18/06/2018
Editoriales

Siria: Más allá de la propaganda de guerra

 

Dado el recrudecimiento de la PROPAGANDA DE GUERRA de los medios occidentales como la BBC, The Guardian, THE NYT, AP, REUTER, EL PAIS, ETC.  Es importante considerar lo siguiente: El ataque lanzado por Estados Unidos e Inglaterra principalmente (Francia no disparó según la agencia rusa Sputnik) contra Siria el 14 de abril,  justo un día antes que la Organización para la Prohibición de las Armas Químicas (OPAQ) llegara a Siria a verificar el “supuesto” –así lo describe la prensa occidental—ataque químico contra civiles en Duma por parte del gobierno de Bashar Al Assad y que fue la “bandera falsa” del ataque.

  Ocurrió también cuando el gobierno sirio consolidaba su victoria militar contra el Ejército Islámico (EIIS) y días después Donald Trump, anunciara el retiro de las tropas norteamericanas de Siria por esa razón.  También, el “ataque de precisión” que no causó bajas civiles y no tocó instalaciones ni personal ruso, llegó días después de que Donald Trump anunció que invitaría a Vladimir Putin a  la Casa Blanca “más temprano que tarde” y que se reuniría con el líder de Corea del Norte, Kim Jong Un en busca de un acuerdo “para desnuclearizar” la península de Corea tal y como el propio Jong Un lo anunció y que días después Trump declarara que “soy muy amigo de Xi Jinping” el dirigente chino, “independientemente de las diferencias comerciales” ya que  contó con la ayuda de Xi para lograr el acuerdo con el líder coreano que visitó China también en  estos días. Trump  ha declarado durante y después de su campaña que tener buenas relaciones con Rusia “es algo bueno, no algo malo” para EU y se ha opuesto a las sanciones en contra de ésta.

   También, Trump  ha sido opositor abierto a las guerras en el Medio Oriente. Trump está bajo un triple ataque dentro de su país para destituirlo y ha sido descrito como un intento de “golpe de estado” en su contra. El Fiscal Robert Mueller quien dirige la investigación del “Rusiagate” amplió ahora la investigación a temas personales de Trump como su vida sexual y amistades. Así como en “el montaje” del ataque químico en Duma que fue difundido por la organización británica Cascos Blancos, en el caso de “Rusiagate” todo empezó con un dossier elaborado por el agente británico Christopher Steele y pagado por Hillary Clinton y el Partido Demócrata. Igualmente, el caso V. Skripas, el ex espía ruso que vive e Inglaterra y recibió un ataque químico supuestamente de Rusia, fue el gobierno británico de Theresa May el que lanzó la “bandera falsa” pidiendo un frente contra Rusia y hasta la fecha no lo ha podido probar y dentro de Inglaterra los expertos en armamento químico han declarado oficialmente que el gas usado contra Skripas no provenía de Rusia y recientemente se reportó, por el ministro del exterior ruso,  E. Lavrov, que un laboratorio suizo detectó que se trataba del “BZ”, un químico que sólo poseen EU e Inglaterra.  
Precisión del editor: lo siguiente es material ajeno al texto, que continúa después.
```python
def _dev(t: torch.Tensor) -> torch.Tensor:
    if not t.is_cuda:
        raise RuntimeError("worldforge_amd ops need device tensors (there is no CPU fallback)")
    return t if t.is_contiguous() else t.contiguous()

# ... 234 lines not shown
    assert q.shape == (M, K) and q.is_contiguous() and s.shape == (M, K // 32) and s.is_contiguous()
    call("wf_mx_quant_e4m3", x.data_ptr(), q.data_ptr(), s.data_ptr(), M, K, x.stride(0), stream())
    return q, s


def gemm_mxfp8(xq: torch.Tensor, xs: torch.Tensor, wq: torch.Tensor, ws: torch.Tensor, bias: Optional[torch.Tensor], out: torch.Tensor,
               epi: int, gate: Optional[torch.Tensor] = None) -> torch.Tensor:
    M, K = xq.shape
    N = wq.shape[0]
    assert wq.shape[1] == K and xs.shape == (M, K // 32) and ws.shape == (N, K // 32) and out.shape[0] == M and out.shape[1] == N
    assert xs.is_contiguous() and ws.is_contiguous()
    call("wf_gemm_mxfp8", xq.data_ptr(), xs.data_ptr(), wq.data_ptr(), ws.data_ptr(), bias.data_ptr() if bias is not None else None,
         out.data_ptr(), gate.data_ptr() if gate is not None else None, M, N, K, xq.stride(0), wq.stride(0), out.stride(0), epi, stream())
    return out


def lora_fold(base: torch.Tensor, out: torch.Tensor, adapters) -> torch.Tensor:
    if not (base.is_cuda and out.is_cuda and all(U.is_cuda and D.is_cuda for U, D, _, _ in adapters)):
        raise RuntimeError("worldforge_amd ops need device tensors (there is no CPU fallback)")
    assert base.dim() == 2 and base.dtype == out.dtype == torch.bfloat16 and base.shape == out.shape
    assert base.is_contiguous() and out.is_contiguous()
    N, K = base.shape
    flat = []
    for U, D, nsep, scale in adapters:
        assert U.dtype == D.dtype == torch.bfloat16 and U.is_contiguous() and D.is_contiguous()
        assert U.shape[0] == N and D.shape == (int(nsep) * U.shape[1], K), (tuple(U.shape), tuple(D.shape), nsep, (N, K))
        flat += [U.data_ptr(), D.data_ptr(), U.shape[1], int(nsep), float(scale)]
    n = len(flat) // 5
    if not 1 <= n <= 4:
        raise ValueError(f"wf_lora_fold takes 1..4 adapters per launch, not {n}")
    flat += [None, None, 0, 0, 0.0] * (4 - n)
    call("wf_lora_fold", base.data_ptr(), out.data_ptr(), N, K, n, *flat, stream())
    return out
```

Before: 0.2417.

## Make attention kernel persistent and prefetch next work item's K/V tiles

The self- and cross-attention kernels now launch one workgroup per CU on each XCD. Each workgroup loops over its (head, query-block) items instead of launching one workgroup per item. While finishing the current item, the staging ring continues into the first tiles of the next head's K/V, so the next item starts with the ring already primed. This is meant to remove per-workgroup launch and pipeline-fill overhead and the tail bubble between items. The cost is more complex ring-slot bookkeeping across items and possible load imbalance from the static stride assignment.

```diff
diff --git a/include/wf_hip.h b/include/wf_hip.h
--- a/include/wf_hip.h
+++ b/include/wf_hip.h
@@ -97,6 +97,7 @@
 int wf_attn_cross2_fwd(const void* Q, const void* K, const void* Vt, void* O, int H, int Lq, int Lk1p, int kv_len1, int Lk2p, int kv_len2,
                        int ldo, float softmax_scale, void* stream);
 int wf_attn_debug_body_counter(void* counters2);
+int wf_attn_set_walk_workgroups(int n);
 int wf_attn_fwd_split(const void* Q, const void* K, const void* Vt, void* O, int H, int Lq, int Lkp, int kv_len, int seg_len,
                       size_t seg_stride_bytes, int ldo, float softmax_scale, int accumulate, int nsplit, void* workspace, const float* kmax2,
                       int kmax_n, int kmax_stride, const float* qmax2, int qmax_n, void* stream);
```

  El objetivo de los británicos es la confrontación de occidente contra Rusia y China en una guerra de despoblación en Euro Asia y donde Estados Unidos haga el papel del “gigante tonto” dirigido por su antiguo dominador el imperio británico saboteando así los esfuerzos para la cooperación económica entre EU, Rusia, China y la India bajo la iniciativa de la Nueva Ruta de la Seda.